Stored data
__global__ void __launch_bounds__(ATT_THREADS, 2)
attn_bwd_dkv_kernel(const AttnParams p) {
    extern __shared__ __align__(1024) uint8_t dyn_smem[];
    uint8_t* sQh = dyn_smem;
    uint8_t* sQl = sQh + kTileBytes;
    uint8_t* sQn = sQl + kTileBytes;
    uint8_t* sGh = sQn + kTileBytes;
    uint8_t* sGn = sGh + kTileBytes;
    float* gQ = reinterpret_cast<float*>(sGn + kTileBytes);
    float* gG = gQ + STG;
    float* sL = gG + STG;
    float* sD = sL + BC;
    const int b = blockIdx.z, h = blockIdx.y;
    const int warp = threadIdx.x >> 5, lane = threadIdx.x & 31;
    const int g = lane >> 2, t = lane & 3;
    const int r0 = blockIdx.x * BR + warp * 16;
    const float* qb = p.q + (size_t)b * p.Lq * p.ldq + h * HD;
    const float* gb = p.dout + (size_t)b * p.Lq * p.ldo + h * HD;
    const float* kb = p.k + (size_t)b * p.Lk * p.ldk + h * HD;
    const float* vb = p.v + (size_t)b * p.Lk * p.ldv + h * HD;
    const DropCtx drop = make_drop(p, b, h);
    const size_t st = ((size_t)b * p.H + h) * p.Lq;
    auto fetch_stats = [&](int q0, float& l, float& d) {
        const int i = q0 + (int)threadIdx.x;
        l = INFINITY; d = 0.f;
        if (threadIdx.x < BC && i < p.Lq) {
            l = p.lse[st + i];
            d = p.delta[st + i];
            if (l == -INFINITY) l = INFINITY;
        }
    };
    float nl, nd;
    stage_tile(gQ, qb, p.ldq, 0, p.Lq);
    stage_tile(gG, gb, p.ldo, 0, p.Lq);
    stage_commit();
    fetch_stats(0, nl, nd);
    AFrag ka, va;
    load_afrag(ka, kb, p.ldk, r0, p.Lk, lane, p.scale);
    load_afrag(va, vb, p.ldv, r0, p.Lk, lane, 1.f);
    const int kj0 = r0 + g, kj1 = r0 + g + 8;
    const bool dead0 = kj0 >= p.Lk || (p.kpm && p.kpm[(size_t)b * p.Lk + min(kj0, p.Lk - 1)]);
    const bool dead1 = kj1 >= p.Lk || (p.kpm && p.kpm[(size_t)b * p.Lk + min(kj1, p.Lk - 1)]);
    float dk[4][4], dv[4][4];
#pragma unroll
    for (int i = 0; i < 4; ++i) {
        dk[i][0] = dk[i][1] = dk[i][2] = dk[i][3] = 0.f;
        dv[i][0] = dv[i][1] = dv[i][2] = dv[i][3] = 0.f;
    }

    for (int q0 = 0; q0 < p.Lq; q0 += BC) {
        stage_wait();
        __syncthreads();
        unstage_tile(sQh, sQl, sQn, nullptr, gQ);
        unstage_tile(sGh, nullptr, sGn, nullptr, gG);
        if (threadIdx.x < BC) { sL[threadIdx.x] = nl; sD[threadIdx.x] = nd; }
        mdb::fence_proxy_async_smem();
        __syncthreads();
        if (q0 + BC < p.Lq) {
            stage_tile(gQ, qb, p.ldq, q0 + BC, p.Lq);
            stage_tile(gG, gb, p.ldo, q0 + BC, p.Lq);
            stage_commit();
            fetch_stats(q0 + BC, nl, nd);
        }
        float s[8][4], dp[8][4];
        gemm_nt<3>(s, ka, mdb::smem_u32(sQh), mdb::smem_u32(sQl));
        gemm_nt<1>(dp, va, mdb::smem_u32(sGh), 0u);
        float pd[8][4];
#pragma unroll
        for (int nt = 0; nt < 8; ++nt) {
            const float2 l2 = *reinterpret_cast<const float2*>(&sL[nt * 8 + 2 * t]);
            const float2 d2 = *reinterpret_cast<const float2*>(&sD[nt * 8 + 2 * t]);
#pragma unroll
            for (int e = 0; e < 2; ++e) {
                const int i = q0 + nt * 8 + 2 * t + e;
                const float lse = e ? l2.y : l2.x, dl = e ? d2.y : d2.x;
                float p0 = dead0 ? 0.f : __expf(s[nt][e] - lse);
                float p1 = dead1 ? 0.f : __expf(s[nt][2 + e] - lse);
                float d0 = dp[nt][e], d1 = dp[nt][2 + e];
                float w0 = p0, w1 = p1;
                if (drop.on) {
                    const uint32_t rb = (uint32_t)i * (uint32_t)p.Lk;
                    const float k0s = keep_scale(drop, rb, kj0), k1s = keep_scale(drop, rb, kj1);
                    w0 *= k0s; w1 *= k1s; d0 *= k0s; d1 *= k1s;
                }
                pd[nt][e] = w0; pd[nt][2 + e] = w1;
                s[nt][e] = p0 * (d0 - dl);
                s[nt][2 + e] = p1 * (d1 - dl);
            }
        }
        gemm_nn<1>(dv, pd, mdb::smem_u32(sGn), 0u);
        gemm_nn<1>(dk, s, mdb::smem_u32(sQn), 0u);
    }
    float* dkb = p.dk + (size_t)b * p.Lk * p.lddk + h * HD;
    float* dvb = p.dv + (size_t)b * p.Lk * p.lddv + h * HD;
#pragma unroll
    for (int dn = 0; dn < 4; ++dn) {
        if (kj0 < p.Lk) {
            *reinterpret_cast<float2*>(dkb + (size_t)kj0 * p.lddk + dn * 8 + 2 * t) = make_float2(dk[dn][0] * p.scale, dk[dn][1] * p.scale);
            *reinterpret_cast<float2*>(dvb + (size_t)kj0 * p.lddv + dn * 8 + 2 * t) = make_float2(dv[dn][0], dv[dn][1]);
        }
        if (kj1 < p.Lk) {
            *reinterpret_cast<float2*>(dkb + (size_t)kj1 * p.lddk + dn * 8 + 2 * t) = make_float2(dk[dn][2] * p.scale, dk[dn][3] * p.scale);
            *reinterpret_cast<float2*>(dvb + (size_t)kj1 * p.lddv + dn * 8 + 2 * t) = make_float2(dv[dn][2], dv[dn][3]);
        }
    }
}
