# tllvvv/lz4-sgori

Hardware: AMD Instinct MI355X
Metric: GiB/s compress+decompress (whole node), 64 KiB blocks; ratio delta vs ref (higher is better)
Workload: dtype u8; 1 GPU; Silesia-proxy, 64 KiB independent blocks (16 x 4 KiB bio_vecs, byU16), round trip; blocks_per_gpu=3234, block_bytes=65536, table_type=byU16, bytes_per_gpu=211943424, corpus_multiplier_k=1, parallelism=dp1 (block shards, one corpus per rank)

## Files before the change

lz4-sgori_amd/csrc/lz4e_compress.hip:

```cpp
#include <hip/hip_runtime.h>
#include <stddef.h>
#include <stdint.h>
#include <stdlib.h>

#include <mutex>

#include "lz4e_device.h"
#include "lz4e_gpu.h"
#include "lz4e_order.h"
#include "lz4e_results.h"

namespace lz4e {

namespace {

constexpr uint32_t kTableBytes = 16384;
constexpr uint32_t kStripe = 256;

typedef __attribute__((address_space(1))) uint8_t gu8;
typedef __attribute__((address_space(1))) uint32_t gu32;
typedef __attribute__((address_space(1))) const uint64_t gcu64;

template <int TT>
struct Table {
    uint32_t* lds;
    LZ4E_DEV uint32_t get(uint32_t h) const {
        if constexpr (TT == kByU16) return reinterpret_cast<uint16_t*>(lds)[h];
        else return lds[h];
    }
    LZ4E_DEV void put(uint32_t h, uint32_t v) const {
        if constexpr (TT == kByU16) reinterpret_cast<uint16_t*>(lds)[h] = (uint16_t)v;
        else lds[h] = v;
    }
    LZ4E_DEV uint32_t reread(uint32_t h) const {
        typedef __attribute__((address_space(3))) volatile uint16_t lvu16;
        typedef __attribute__((address_space(3))) volatile uint32_t lvu32;
        if constexpr (TT == kByU16) return ((lvu16*)lds)[h];
        else return ((lvu32*)lds)[h];
    }
};

struct HbmImage {
    ByteBuf buf;
    LZ4E_DEV uint32_t rd8(uint32_t q) const { return buf_ld8(buf, vaddr(q)); }
    LZ4E_DEV uint32_t wld(uint32_t q) const { return buf_ld32(buf, q); }
    LZ4E_DEV void wld9(uint32_t q, uint32_t* o) const {
        o[0] = wld(q - 4);
#pragma unroll
        for (uint32_t i = 0; i < 8; ++i) o[1 + i] = wld(q + 4 * i);
    }
    static constexpr bool kInLds = false;
    LZ4E_DEV uint32_t ld32(uint32_t q) const { return buf_ld32(buf, vaddr(q)); }
    LZ4E_DEV uint64_t ld64(uint32_t q) const {
        const uint32_t v = vaddr(q);
        return ((uint64_t)buf_ld32(buf, v + 4) << 32) | buf_ld32(buf, v);
    }
    LZ4E_DEV uint32_t stripe(uint32_t X, uint32_t lane) const { return ld32(X - 4 + 4 * lane); }
};

struct LdsImage {
    const uint32_t* w;
    uint32_t last;
    LZ4E_DEV uint32_t word(uint32_t i) const { return w[i < last ? i : last]; }
    LZ4E_DEV uint32_t rd8(uint32_t q) const { return (word(q >> 2) >> ((q & 3) * 8)) & 0xFFu; }
    LZ4E_DEV uint32_t ld32(uint32_t q) const {
        const uint32_t i = q >> 2;
        return alignbyte(word(i + 1), word(i), q & 3);
    }
    LZ4E_DEV uint64_t ld64(uint32_t q) const {
        const uint32_t i = q >> 2, r = q & 3;
        const uint32_t w0 = word(i), w1 = word(i + 1), w2 = word(i + 2);
        return ((uint64_t)alignbyte(w2, w1, r) << 32) |
               alignbyte(w1, w0, r);
    }
    LZ4E_DEV uint32_t stripe(uint32_t X, uint32_t lane) const { return ld32(X - 4 + 4 * lane); }
    LZ4E_DEV uint32_t wld(uint32_t q) const { return ld32(q); }
    LZ4E_DEV void wld9(uint32_t q, uint32_t* o) const {
        const uint32_t i0 = (q >> 2) - 1, r = q & 3;
        uint32_t w[10];
#pragma unroll
        for (uint32_t k = 0; k < 10; ++k) w[k] = word(i0 + k);
#pragma unroll
        for (uint32_t k = 0; k < 9; ++k) o[k] = alignbyte(w[k + 1], w[k], r);
    }
    static constexpr bool kInLds = true;
};
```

- Activity:
Up to and including the line with "float* sD = sL + BC;", repeat the data exactly, starting from its first line; nothing else belongs in the response.

- Solution to this exercise:
__global__ void __launch_bounds__(ATT_THREADS, 2)
attn_bwd_dkv_kernel(const AttnParams p) {
    extern __shared__ __align__(1024) uint8_t dyn_smem[];
    uint8_t* sQh = dyn_smem;
    uint8_t* sQl = sQh + kTileBytes;
    uint8_t* sQn = sQl + kTileBytes;
    uint8_t* sGh = sQn + kTileBytes;
    uint8_t* sGn = sGh + kTileBytes;
    float* gQ = reinterpret_cast<float*>(sGn + kTileBytes);
    float* gG = gQ + STG;
    float* sL = gG + STG;
    float* sD = sL + BC;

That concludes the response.